--То будет большая потеря для ордена и Церкви,-- вздохнул монах.-- Но оставим сие в руках Господа и обратим взоры наши лишь на данный им предмет исследований.-- С каковым благочестивым заявлением отче-искрец поднял бутылку, дабы оценить уровень жидкости, и, определив научным методом наличие влаги, немедля проверил ее качество и измерил количество, переместив в лучшую из реторт -- собственное необъятное брюхо.

Потом, почмокав губами и напрочь игнорируя скорбные и разочарованные взгляды моряков, святой отец с энтузиазмом принялся описывать созданные недавно в генуэзском коллеже святого Ионы водяной винт и вертящий его движитель. Будь три испанских каравеллы оснащены такими устройствами, говорил монах, им не пришлось бы зависеть от ветра. Однако покамест отцы Церкви запрещали широкое использование сего устройства, опасаясь, что ядовитые дымы отравят воздух, а невероятные скорости, развиваемые с помощью мотора, будут непереносимы для человеческих тел. Затем отче-искрец углубился в детальное жизнеописание своего святого покровителя, изобретателя первого воплотителя и приемника херувимов, Иону Каркассонского, что принял мученическую смерть, схватившись за провод, который посчитал изолированным.

Моряки немедля нашли причину удалиться. Монах был добрым малым, но агиография им прискучила. Хотелось поговорить о бабах...

Если бы на следующий день Колумб не уговорил бы команду проплыть на запад еще сутки, события пошли бы совсем по-иному.

На заре моряков весьма воодушевил вид кружащих над каравеллами огромных птиц. Суша была где-то поблизости; быть может, эти крылатые твари явились с берегов самого Сипанго, где дома крыты золотом.

Птицы спускались все ниже. При ближайшем рассмотрении они оказались не только велики, но и удивительно сложены. Тела их были уплощены наподобие тарелок, а несоразмерно огромные крылья имели в размахе добрых тридцать футов. Ног у них не было. Лишь немногие моряки оценили значение этого факта в полной мере: птицы жили в полете, не садясь ни на воду, ни на сушу.

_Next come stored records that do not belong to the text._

@@ -42,7 +65,7 @@
 #pragma unroll
   for (int mt = 0; mt < 4; ++mt) {
     const int gy = y0 + 2 * mt + dyl;
-    okk[mt] = img_ok && gy < a.H && gx < a.W;
+    okk[mt] = full || (img_ok && gy < a.H && gx < a.W);
     pov[mt] = okk[mt] ? (unsigned)(gy * a.W + gx) * 16u : 0u;
   }
 #pragma unroll
@@ -64,21 +87,24 @@
   for (int n2 = 0; n2 < 2; ++n2)
     osh[n2] = a.shift2 ? *(const f32x4*)(a.shift2 + wn * 32 + n2 * 16 + 4 * k4) : (f32x4){0.f, 0.f, 0.f, 0.f};
   float amax = 0.f;
-#pragma unroll
-  for (int nt = 0; nt < 4; ++nt) {
-    const float sc = bsc[nt] * accmul, sh = bsh[nt];
-#pragma unroll
-    for (int mt = 0; mt < 4; ++mt)
-#pragma unroll
-      for (int r = 0; r < 4; ++r) {
-        const int gy = y0 + 2 * mt + dyl, gx = x0 + dxl + r;
-        float v = fmaf(acc[mt][nt][r], sc, sh);
-        if (a.relu) v = tsr_relu(v);
-        if (!(img_ok && gy < a.H && gx < a.W)) v = 0.f;
-        acc[mt][nt][r] = v;
-        amax = fmaxf(amax, fabsf(v));
-      }
-  }
+  auto bn_relu = [&](auto fullc) __attribute__((always_inline)) {
+#pragma unroll
+    for (int nt = 0; nt < 4; ++nt) {
+      const float sc = bsc[nt] * accmul, sh = bsh[nt];
+#pragma unroll
+      for (int mt = 0; mt < 4; ++mt)
+#pragma unroll
+        for (int r = 0; r < 4; ++r) {
+          const int gy = y0 + 2 * mt + dyl, gx = x0 + dxl + r;
+          float v = fmaf(acc[mt][nt][r], sc, sh);
+          if (a.relu) v = tsr_relu(v);
+          if constexpr (!decltype(fullc)::value) v = (img_ok & (gy < a.H) & (gx < a.W)) ? v : 0.f;
+          acc[mt][nt][r] = v;
+          amax = fmaxf(amax, fabsf(v));
+        }
+    }
+  };
+  if (full) bn_relu(std::true_type()); else bn_relu(std::false_type());
 #pragma unroll
   for (int o = 32; o > 0; o >>= 1) amax = fmaxf(amax, __shfl_xor(amax, o));
   float* red = (float*)(lds + E::BYTES);
@@ -102,13 +128,8 @@
     for (int mt = 0; mt < 4; ++mt) {
       float t0 = acc[mt][nt][0], t1 = acc[mt][nt][1], t2 = acc[mt][nt][2], t3 = acc[mt][nt][3];
       quad_transpose(t0, t1, t2, t3, j);
-      float v[4] = {t0 * s_e, t1 * s_e, t2 * s_e, t3 * s_e};
       fq_f16x4 p0, p1;
-#pragma unroll
-      for (int c = 0; c < 4; ++c) {
-        p0[c] = (_Float16)v[c];
-        p1[c] = (_Float16)(v[c] - (float)p0[c]);
-      }
+      k32_split_planes<false>((f32x4){t0, t1, t2, t3}, s_e, p0, p1);
       char* dst = eb + (2 * mt) * E::ROWB;
       *(fq_f16x4*)(dst) = p0;
       *(fq_f16x4*)(dst + 32) = p1;
@@ -123,6 +144,7 @@
   const char* ea = lds + bsel * E::BLKB + wm * E::IMGB + (cl >> 3) * E::ROWB + (cl & 7) * E::PIXB + khalf * 16;
 #pragma unroll
   for (int kk = 0; kk < 4; ++kk) {
+    if (kk == 0) load_fb(2);
     fq_f16x8 fa[2][4];
 #pragma unroll
     for (int p = 0; p < 2; ++p) {
@@ -147,29 +169,33 @@
   }
   const float mul2 = a.w2_inv_scale / s_e;
   float omax = 0.f;
-#pragma unroll
-  for (int n2 = 0; n2 < 2; ++n2) {
-    const int nq2 = wn * 32 + n2 * 16 + 4 * k4;
-    const int oq = a.out_coff + nq2;
-    const f32x4 sh4 = osh[n2];
-    float* ob4 = a.out + (((size_t)bsafe * out_blocks + (oq >> 4)) * HW) * 16 + (oq & 15);
-#pragma unroll
-    for (int mt = 0; mt < 4; ++mt) {
-      float t0 = acc2[mt][n2][0], t1 = acc2[mt][n2][1], t2 = acc2[mt][n2][2], t3 = acc2[mt][n2][3];
-      quad_transpose(t0, t1, t2, t3, j);
-      if (okk[mt]) {
-        f32x4 v = {t0, t1, t2, t3};
-        const f32x4 rv = rvv[n2][mt];
-#pragma unroll
-        for (int c = 0; c < 4; ++c) {
-          v[c] = v[c] * mul2 + sh4[c] + rv[c];
-          if (a.relu2) v[c] = tsr_relu(v[c]);
-          omax = fmaxf(omax, fabsf(v[c]));
+  auto out_stage = [&](auto fullc) __attribute__((always_inline)) {
+#pragma unroll
+    for (int n2 = 0; n2 < 2; ++n2) {
+      const int nq2 = wn * 32 + n2 * 16 + 4 * k4;
+      const int oq = a.out_coff + nq2;
+      const f32x4 sh4 = osh[n2];
+      float* ob4 = a.out + (((size_t)bsafe * out_blocks + (oq >> 4)) * HW) * 16 + (oq & 15);
+#pragma unroll
+      for (int mt = 0; mt < 4; ++mt) {
+        float t0 = acc2[mt][n2][0], t1 = acc2[mt][n2][1], t2 = acc2[mt][n2][2], t3 = acc2[mt][n2][3];
+        quad_transpose(t0, t1, t2, t3, j);
+        if (decltype(fullc)::value || okk[mt]) {
+          f32x4 v = {t0, t1, t2, t3};
+          const f32x4 rv = rvv[n2][mt];
+#pragma unroll
+          for (int c = 0; c < 4; ++c) {
+            v[c] = v[c] * mul2 + sh4[c] + rv[c];
+            asm("" : "+v"(v[c]));
+            if (a.relu2) v[c] = tsr_relu(v[c]);
+            omax = fmaxf(omax, fabsf(v[c]));
+          }
+          *(f32x4*)(ob4 + pov[mt]) = v;
         }
-        *(f32x4*)(ob4 + pov[mt]) = v;
       }
     }
-  }
+  };
+  if (full) out_stage(std::true_type()); else out_stage(std::false_type());
   if (a.out_amax) {
 #pragma unroll
     for (int o = 32; o > 0; o >>= 1) omax = fmaxf(omax, __shfl_xor(omax, o));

Покуда моряки размышляли, до них донесся слабый звук, точно кто-то прокашлялся, но так далеко и почти неслышно, что каждому показалось, что это прочищает горло сосед.

Но парой минут спустя звук стал громче, сильнее -- точно звенела струна лютни.

Все замерли, обернувшись на запад.

Даже тогда не поняли они, что звенела вдалеке та струна, что соединяет небо с землею, и нить эта натянута до предела, а дергают ее жестокие пальцы моря.

И только потом они увидели, что горизонт кончился.

А тогда было уже поздно.

Заря не блеснула молнией -- она грянула громом. Хотя три каравеллы тут же развернулись и попытались галсами двинуться на восток, внезапно усилившееся течение сделало сопротивление бесполезным.

Втуне мечтал роджерианец о генуэзском винте и паровой машине, что могли бы помочь им противостоять ужасающей силе разъяренного моря. Некоторые матросы молились, некоторые бесновались; кто-то пытался убить адмирала, другие бросались за борт, третьи впадали в прострацию.

Только бесстрашный Колумб и отважный отче-искрец выполняли свой долг. Весь день толстопузый монах сидел, зажатый своим навесиком, выстукивая точки и тире своему собрату на Канарах. Остановился он, только когда встала Луна, подобно кровавому пузырю из глотки умирающего великана. Всю ночь монах внимательно слушал и работал, не покладая рук, безбожно ругаясь, черкая в блокноте и сверяясь с книгой шифров.

Когда в реве и хаосе пришла заря, монах выскочил из толдильи, сжимая в руке клочок бумаги. Глаза его блуждали, губы шевелились, но никто не мог разобрать, что ему удалось расшифровать код. Никто не слышал, как он кричал: "Это португальский! Португальский!"

Уши моряков не могли более воспринять слабый человеческий голос. Покашливание и звон струн были лишь прелюдией к концерту. Теперь пришло время увертюры. Как труба Гавриила, гремел океан, обрушиваясь в бездну.